- _What needs to be done_
Throughout the records below, find each line holding "void" and copy it.

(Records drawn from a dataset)
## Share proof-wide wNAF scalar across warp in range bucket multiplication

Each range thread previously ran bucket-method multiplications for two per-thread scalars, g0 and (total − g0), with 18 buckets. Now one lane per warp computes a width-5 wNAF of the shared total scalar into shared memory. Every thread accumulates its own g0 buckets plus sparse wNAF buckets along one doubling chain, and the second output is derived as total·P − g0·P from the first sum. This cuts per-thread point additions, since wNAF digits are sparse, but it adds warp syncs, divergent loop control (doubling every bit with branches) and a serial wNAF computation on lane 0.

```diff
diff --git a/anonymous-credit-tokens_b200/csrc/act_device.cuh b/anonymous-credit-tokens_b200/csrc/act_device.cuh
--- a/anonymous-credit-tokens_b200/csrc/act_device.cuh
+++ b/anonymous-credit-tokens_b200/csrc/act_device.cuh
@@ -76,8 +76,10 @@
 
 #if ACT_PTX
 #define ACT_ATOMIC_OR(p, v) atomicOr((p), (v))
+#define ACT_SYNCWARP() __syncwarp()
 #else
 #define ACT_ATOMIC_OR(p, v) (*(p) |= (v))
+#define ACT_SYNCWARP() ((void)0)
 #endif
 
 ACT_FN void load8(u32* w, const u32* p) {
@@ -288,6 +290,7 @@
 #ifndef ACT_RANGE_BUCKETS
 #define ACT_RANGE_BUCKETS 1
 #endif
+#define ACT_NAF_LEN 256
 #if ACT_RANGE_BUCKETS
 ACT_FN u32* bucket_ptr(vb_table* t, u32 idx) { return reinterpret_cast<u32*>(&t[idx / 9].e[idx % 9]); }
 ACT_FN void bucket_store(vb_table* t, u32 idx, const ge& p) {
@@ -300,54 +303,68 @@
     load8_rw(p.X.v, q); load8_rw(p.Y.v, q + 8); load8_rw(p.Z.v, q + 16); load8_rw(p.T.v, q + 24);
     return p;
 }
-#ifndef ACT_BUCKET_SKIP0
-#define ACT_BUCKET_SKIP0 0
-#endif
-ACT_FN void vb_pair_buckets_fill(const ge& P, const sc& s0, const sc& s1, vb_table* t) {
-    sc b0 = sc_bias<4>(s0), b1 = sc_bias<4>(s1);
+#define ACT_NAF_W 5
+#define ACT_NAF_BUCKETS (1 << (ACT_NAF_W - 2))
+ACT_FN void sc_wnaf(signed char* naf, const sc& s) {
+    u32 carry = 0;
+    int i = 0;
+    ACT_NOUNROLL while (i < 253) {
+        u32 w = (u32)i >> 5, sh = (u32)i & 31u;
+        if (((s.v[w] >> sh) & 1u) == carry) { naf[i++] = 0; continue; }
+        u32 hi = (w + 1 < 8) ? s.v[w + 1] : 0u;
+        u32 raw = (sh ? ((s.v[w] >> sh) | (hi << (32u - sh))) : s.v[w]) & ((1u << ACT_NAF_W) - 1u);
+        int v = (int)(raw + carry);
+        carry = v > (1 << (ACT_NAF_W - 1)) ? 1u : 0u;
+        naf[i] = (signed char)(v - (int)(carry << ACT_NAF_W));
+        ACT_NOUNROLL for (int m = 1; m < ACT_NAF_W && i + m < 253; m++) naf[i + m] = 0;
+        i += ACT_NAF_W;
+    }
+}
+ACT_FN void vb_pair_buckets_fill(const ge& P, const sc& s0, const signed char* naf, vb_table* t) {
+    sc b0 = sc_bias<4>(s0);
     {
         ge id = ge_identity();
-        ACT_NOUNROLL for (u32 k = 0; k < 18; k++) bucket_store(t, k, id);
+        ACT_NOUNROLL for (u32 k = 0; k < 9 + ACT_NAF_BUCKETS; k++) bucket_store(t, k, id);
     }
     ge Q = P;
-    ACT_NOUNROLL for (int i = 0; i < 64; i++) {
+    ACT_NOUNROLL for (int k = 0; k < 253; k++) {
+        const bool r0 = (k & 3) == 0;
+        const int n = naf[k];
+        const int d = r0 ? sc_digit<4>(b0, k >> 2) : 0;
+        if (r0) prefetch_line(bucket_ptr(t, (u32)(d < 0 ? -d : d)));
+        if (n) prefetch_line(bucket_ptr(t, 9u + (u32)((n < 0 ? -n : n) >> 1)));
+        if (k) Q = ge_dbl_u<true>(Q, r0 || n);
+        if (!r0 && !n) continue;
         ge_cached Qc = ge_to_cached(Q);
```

- _Answer box_
+#define ACT_SYNCWARP() ((void)0)
 ACT_FN void load8(u32* w, const u32* p) {
 ACT_FN void bucket_store(vb_table* t, u32 idx, const ge& p) {
-ACT_FN void vb_pair_buckets_fill(const ge& P, const sc& s0, const sc& s1, vb_table* t) {
+ACT_FN void sc_wnaf(signed char* naf, const sc& s) {
+ACT_FN void vb_pair_buckets_fill(const ge& P, const sc& s0, const signed char* naf, vb_table* t) {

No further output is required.